If you want serendipity, you can ask a chatbot to be more spontaneous and suggest more random things. They’re generally happy to oblige… but the company ones are cut short on anything that could even remotely be considered as “harmful”. That includes NSFW, medical, some chemistry and physics, random hypotheticals, and so on.
Powderhorn@beehaw.org 4 weeks ago
Is that really serendipity, though? There’s a huge gap between asking a predictive model to be spontaneous and actual spontaneity.
Still, I’m curious what you run locally. I have a Pixel 6 Pro, so while it has a Tensor CPU, it wasn’t designed for this use case.
jarfil@beehaw.org 1 week ago
I’m running ollama in termux on a Samsung Galaxy A35 with 8GB of RAM (+8GB of swap, which is useless for AI), and the Ollama app. Models up to 3GB work reasonably fine on just the CPU.
Serendipity is a side effect of the temperature setting. LLMs randomly jump between related concepts, which exposes stuff you might, or might not, have thought about by yourself. It isn’t 100% spontaneous, but on average it ends up working “more than nothing”. Between that and bouncing ideas off it, they have a use.

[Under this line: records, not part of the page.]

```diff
+void scale_rows_live_hip(torch::Tensor g, torch::Tensor inv,
+                         torch::Tensor scaled, torch::Tensor n_live) {
+  TORCH_CHECK(g.is_cuda() && g.dim() == 2 && scaled.is_cuda() &&
+              inv.is_cuda() && n_live.is_cuda());
+  const bool bf16 = g.scalar_type() == torch::kBFloat16;
+  TORCH_CHECK(bf16 || g.scalar_type() == torch::kFloat,
+              "scale_rows_live: fp32 or bf16 only");
+  const int64_t N = g.size(0);
+  const int64_t F = g.size(1);
+  TORCH_CHECK(N < (int64_t{1} << 31) - 1, "scale_rows_live: int32 row count");
+  TORCH_CHECK(N <= 1 || F <= 1 || g.stride(1) == 1,
+              "scale_rows_live: unit column stride");
+  TORCH_CHECK(scaled.scalar_type() == g.scalar_type() &&
+              scaled.is_contiguous() && scaled.size(0) == N &&
+              scaled.size(1) == F);
+  TORCH_CHECK(inv.scalar_type() == torch::kFloat && inv.is_contiguous() &&
+              inv.numel() == N);
+  TORCH_CHECK(n_live.scalar_type() == torch::kInt && n_live.numel() == 1);
+  auto stream = current_stream();
+  HIP_CHECK(hipMemsetAsync(n_live.data_ptr(), 0, sizeof(int32_t), stream));
+  if (N == 0 || F == 0) return;
+  const int64_t g_stride = N > 1 ? g.stride(0) : F;
+  const int64_t elem = bf16 ? 2 : 4;
+  int vec = static_cast<int>(16 / elem);
+  while (vec > 1 &&
+         (F % vec || g_stride % vec || !aligned_to(g.data_ptr(), vec * elem) ||
+          !aligned_to(scaled.data_ptr(), vec * elem)))
+    vec >>= 1;
+  constexpr int threads = 256;
+  const int64_t nchunks = (F + kWave * vec - 1) / (kWave * vec);
+  const int64_t blocks = std::min<int64_t>(
+      (N * nchunks + threads / kWave * kScaleInFlight - 1) /
+          (threads / kWave * kScaleInFlight),
+      2048);
+  auto launch = [&](auto tptr, auto kern) {
+    using TP = decltype(tptr);
+    hipLaunchKernelGGL(kern, dim3(blocks), dim3(threads), 0, stream,
+                       reinterpret_cast<const TP>(g.data_ptr()),
+                       inv.data_ptr<float>(),
+                       reinterpret_cast<TP>(scaled.data_ptr()),
+                       n_live.data_ptr<int32_t>(), N, F, g_stride, nchunks);
+  };
+  dispatch_vec(vec, [&](auto v) {
+    if (bf16)
+      launch((__hip_bfloat16*)nullptr,
+             HIP_KERNEL_NAME(scale_rows_live_kernel<__hip_bfloat16, v.value>));
+    else if constexpr (v.value <= 4)
+      launch((float*)nullptr,
+             HIP_KERNEL_NAME(scale_rows_live_kernel<float, v.value>));
+  });
+  check_launch();
 }
 
 void dropout_fwd_hip(torch::Tensor x, torch::Tensor y, torch::Tensor mask,
diff --git a/pipegcn_amd/csrc/hip/kernels.hip b/pipegcn_amd/csrc/hip/kernels.hip
--- a/pipegcn_amd/csrc/hip/kernels.hip
+++ b/pipegcn_amd/csrc/hip/kernels.hip
@@ -27,7 +27,7 @@
 }
 
 
-template <typename T, int VEC, bool HAS_SRC_SCALE>
+template <typename T, int VEC, bool HAS_SRC_SCALE, bool HAS_LIVE>
 __global__ void spmm_csr_kernel(const int64_t* __restrict__ indptr,
                                 const int32_t* __restrict__ indices,
                                 const T* __restrict__ feat,
@@ -35,7 +35,15 @@
                                 const float* __restrict__ src_scale,
                                 const int32_t* __restrict__ row_order,
                                 T* __restrict__ out, int64_t num_rows,
-                                int64_t F, int64_t nchunks) {
+                                int64_t F, int64_t nchunks,
+                                const int32_t* __restrict__ n_live) {
+  static_assert(!(HAS_SRC_SCALE && HAS_LIVE),
+                "the redirect would also redirect the scale's index");
+  int32_t live = 0;
+  if constexpr (HAS_LIVE) live = max(*n_live, 0);
+  auto node = [&](int32_t u) -> int64_t {
+    return HAS_LIVE ? min(u, live) : u;
+  };
   const int wave_in_block =
       __builtin_amdgcn_readfirstlane(static_cast<int>(threadIdx.x) / kWave);
   const int64_t waves_per_block = blockDim.x / kWave;
@@ -63,7 +71,7 @@
 
     if (full) {
       for (; e < e_end && (e & 3); ++e) {
-        const int64_t u = indices[e];
+        const int64_t u = node(indices[e]);
         const float s = HAS_SRC_SCALE ? src_scale[u] : 1.f;
 #pragma unroll
         for (int k = 0; k < VEC; ++k)
@@ -71,10 +79,10 @@
       }
       for (; e + 4 <= e_end; e += 4) {
         const int32x4 uu = *reinterpret_cast<const int32x4*>(indices + e);
-        const int64_t u0 = uu[0];
-        const int64_t u1 = uu[1];
-        const int64_t u2 = uu[2];
-        const int64_t u3 = uu[3];
+        const int64_t u0 = node(uu[0]);
+        const int64_t u1 = node(uu[1]);
+        const int64_t u2 = node(uu[2]);
+        const int64_t u3 = node(uu[3]);
         float s0 = 1.f, s1 = 1.f, s2 = 1.f, s3 = 1.f;
         if (HAS_SRC_SCALE) {
           s0 = src_scale[u0];
@@ -102,7 +110,7 @@
         }
       }
       for (; e < e_end; ++e) {
-        const int64_t u = indices[e];
+        const int64_t u = node(indices[e]);
         const float s = HAS_SRC_SCALE ? src_scale[u] : 1.f;
 #pragma unroll
         for (int k = 0; k < VEC; ++k)
@@ -113,7 +121,7 @@
       for (int k = 0; k < VEC; ++k) st_nt(out + r * F + f0 + k, acc[k] * s);
     } else {
       for (; e < e_end; ++e) {
-        const int64_t u = indices[e];
+        const int64_t u = node(indices[e]);
         const float s = HAS_SRC_SCALE ? src_scale[u] : 1.f;
         for (int k = 0; k < VEC && f0 + k < F; ++k)
           acc[k] += s * to_f32(feat[u * F + f0 + k]);
@@ -128,8 +136,9 @@
 template <typename T, int VEC>
 void launch_spmm(const int64_t* indptr, const int32_t* indices,
                  const T* feat, const float* dst_scale,
-                 const float* src_scale, const int32_t* row_order, T* out,
-                 int64_t num_rows, int64_t F, hipStream_t stream) {
+                 const float* src_scale, const int32_t* row_order,
+                 const int32_t* n_live, T* out, int64_t num_rows, int64_t F,
+                 hipStream_t stream) {
   const int64_t nchunks = (F + kWave * VEC - 1) / (kWave * VEC);
   constexpr int threads = 256;
   static_assert(threads % kWave == 0);
@@ -137,12 +146,14 @@
   auto launch = [&](auto kern) {
     hipLaunchKernelGGL(kern, dim3(blocks), dim3(threads), 0, stream, indptr,
                        indices, feat, dst_scale, src_scale, row_order, out,
-                       num_rows, F, nchunks);
+                       num_rows, F, nchunks, n_live);
   };
-  if (src_scale)
-    launch(HIP_KERNEL_NAME(spmm_csr_kernel<T, VEC, true>));
+  if (n_live)
+    launch(HIP_KERNEL_NAME(spmm_csr_kernel<T, VEC, false, true>));
+  else if (src_scale)
+    launch(HIP_KERNEL_NAME(spmm_csr_kernel<T, VEC, true, false>));
   else
-    launch(HIP_KERNEL_NAME(spmm_csr_kernel<T, VEC, false>));
+    launch(HIP_KERNEL_NAME(spmm_csr_kernel<T, VEC, false, false>));
   check_launch();
 }
 
@@ -267,14 +278,14 @@
 template <typename T>
 void spmm_dispatch(torch::Tensor& indptr, torch::Tensor& indices,
                    torch::Tensor& feat, const float* dsp, const float* ssp,
-                   const int32_t* rop, torch::Tensor& out, int64_t num_rows,
-                   int64_t F, int vec, hipStream_t stream) {
+                   const int32_t* rop, const int32_t* nlp, torch::Tensor& out,
+                   int64_t num_rows, int64_t F, int vec, hipStream_t stream) {
   const T* fp = reinterpret_cast<const T*>(feat.data_ptr());
   T* op = reinterpret_cast<T*>(out.data_ptr());
   const int64_t* ip = indptr.data_ptr<int64_t>();
   const int32_t* xp = indices.data_ptr<int32_t>();
   dispatch_vec(vec, [&](auto v) {
-    launch_spmm<T, v.value>(ip, xp, fp, dsp, ssp, rop, op, num_rows, F,
+    launch_spmm<T, v.value>(ip, xp, fp, dsp, ssp, rop, nlp, op, num_rows, F,
                             stream);
   });
 }
@@ -282,7 +293,7 @@
 void spmm_csr_hip(torch::Tensor indptr, torch::Tensor indices,
                   torch::Tensor feat, torch::Tensor dst_scale,
                   torch::Tensor src_scale, torch::Tensor row_order,
-                  torch::Tensor out) {
+                  torch::Tensor out, torch::Tensor n_live) {
   TORCH_CHECK(feat.is_cuda() && out.is_cuda(), "spmm_csr_hip: device tensors");
   const bool bf16 = feat.scalar_type() == torch::kBFloat16;
   TORCH_CHECK(bf16 || feat.scalar_type() == torch::kFloat,
@@ -313,14 +324,24 @@
                 row_order.scalar_type() == torch::kInt);
     rop = row_order.data_ptr<int32_t>();
   }
+  const int32_t* nlp = nullptr;
+  if (n_live.defined() && n_live.numel() > 0) {
+    TORCH_CHECK(n_live.is_cuda() && n_live.numel() == 1 &&
+                    n_live.scalar_type() == torch::kInt,
+                "spmm: n_live is one int32 in device memory");
+    TORCH_CHECK(ssp == nullptr,
+                "spmm: n_live and src_scale do not combine (the redirect "
+                "would pick another row's scale)");
+    nlp = n_live.data_ptr<int32_t>();
+  }
   auto stream = current_stream();
   const int vec = pick_vec(F, num_rows, bf16 ? 2 : 4);
   if (bf16)
-    spmm_dispatch<__hip_bfloat16>(indptr, indices, feat, dsp, ssp, rop, out,
-                                  num_rows, F, vec, stream);
+    spmm_dispatch<__hip_bfloat16>(indptr, indices, feat, dsp, ssp, rop, nlp,
+                                  out, num_rows, F, vec, stream);
   else
-    spmm_dispatch<float>(indptr, indices, feat, dsp, ssp, rop, out, num_rows,
-                         F, vec, stream);
+    spmm_dispatch<float>(indptr, indices, feat, dsp, ssp, rop, nlp, out,
+                         num_rows, F, vec, stream);
 }
 
 template <typename T, bool SCATTER_ADD>
diff --git a/pipegcn_amd/ops/__init__.py b/pipegcn_amd/ops/__init__.py
--- a/pipegcn_amd/ops/__init__.py
+++ b/pipegcn_amd/ops/__init__.py
@@ -34,7 +34,8 @@
 
 def spmm(csr: CSR, feat: torch.Tensor,
          scale: Optional[torch.Tensor] = None,
-         src_scale: Optional[torch.Tensor] = None) -> torch.Tensor:
+         src_scale: Optional[torch.Tensor] = None,
+         n_live: Optional[torch.Tensor] = None) -> torch.Tensor:
     if feat.shape[0] < csr.num_cols:
         raise ValueError(
             f"spmm: feat has {feat.shape[0]} rows but the graph references "
@@ -62,8 +63,15 @@
             cache[feat.shape[1]] = use_lpt
         if not use_lpt:
             ro = torch.Tensor()
+    if n_live is None:
+        return native().spmm(csr.indptr, csr.indices, feat, s, ss,
+                             ro, csr.num_rows)
     return native().spmm(csr.indptr, csr.indices, feat, s, ss,
-                         ro, csr.num_rows)
+                         ro, csr.num_rows, n_live)
+
+
+def scale_rows_live(g: torch.Tensor, inv: torch.Tensor):
+    return native().scale_rows_live(g, inv)
 
 
 def packed_row_layout(F: int):
@@ -165,9 +173,15 @@
         (inv_deg,) = ctx.saved_tensors
         g = ctx.graph
         if g.csc.nnz > grad_out.numel():
-            grad_feat = spmm(
-                g.csc,
-                grad_out * inv_deg.unsqueeze(1).to(grad_out.dtype), None)
+            if grad_out.is_cuda:
+                scaled, n_live = scale_rows_live(grad_out, inv_deg)
+                if os.environ.get("PIPEGCN_SPMM_LIVE", "1") == "0":
+                    n_live = None
+                grad_feat = spmm(g.csc, scaled, None, n_live=n_live)
+            else:
+                grad_feat = spmm(
+                    g.csc,
+                    grad_out * inv_deg.unsqueeze(1).to(grad_out.dtype), None)
         else:
             grad_feat = spmm(g.csc, grad_out.contiguous(), None,
                              src_scale=inv_deg)
```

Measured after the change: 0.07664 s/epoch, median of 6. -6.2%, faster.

With 12GB RAM, you might be able to load models up to 7GB or so… but without tensor acceleration, they’ll likely be pretty sluggish. 3GB CoT models already take a while to go through their paces on just the CPU.
TehPers@beehaw.org 4 weeks ago
You can see if a friend can run an inferencing server for you. Maybe someone you know can run Open WebUI or something?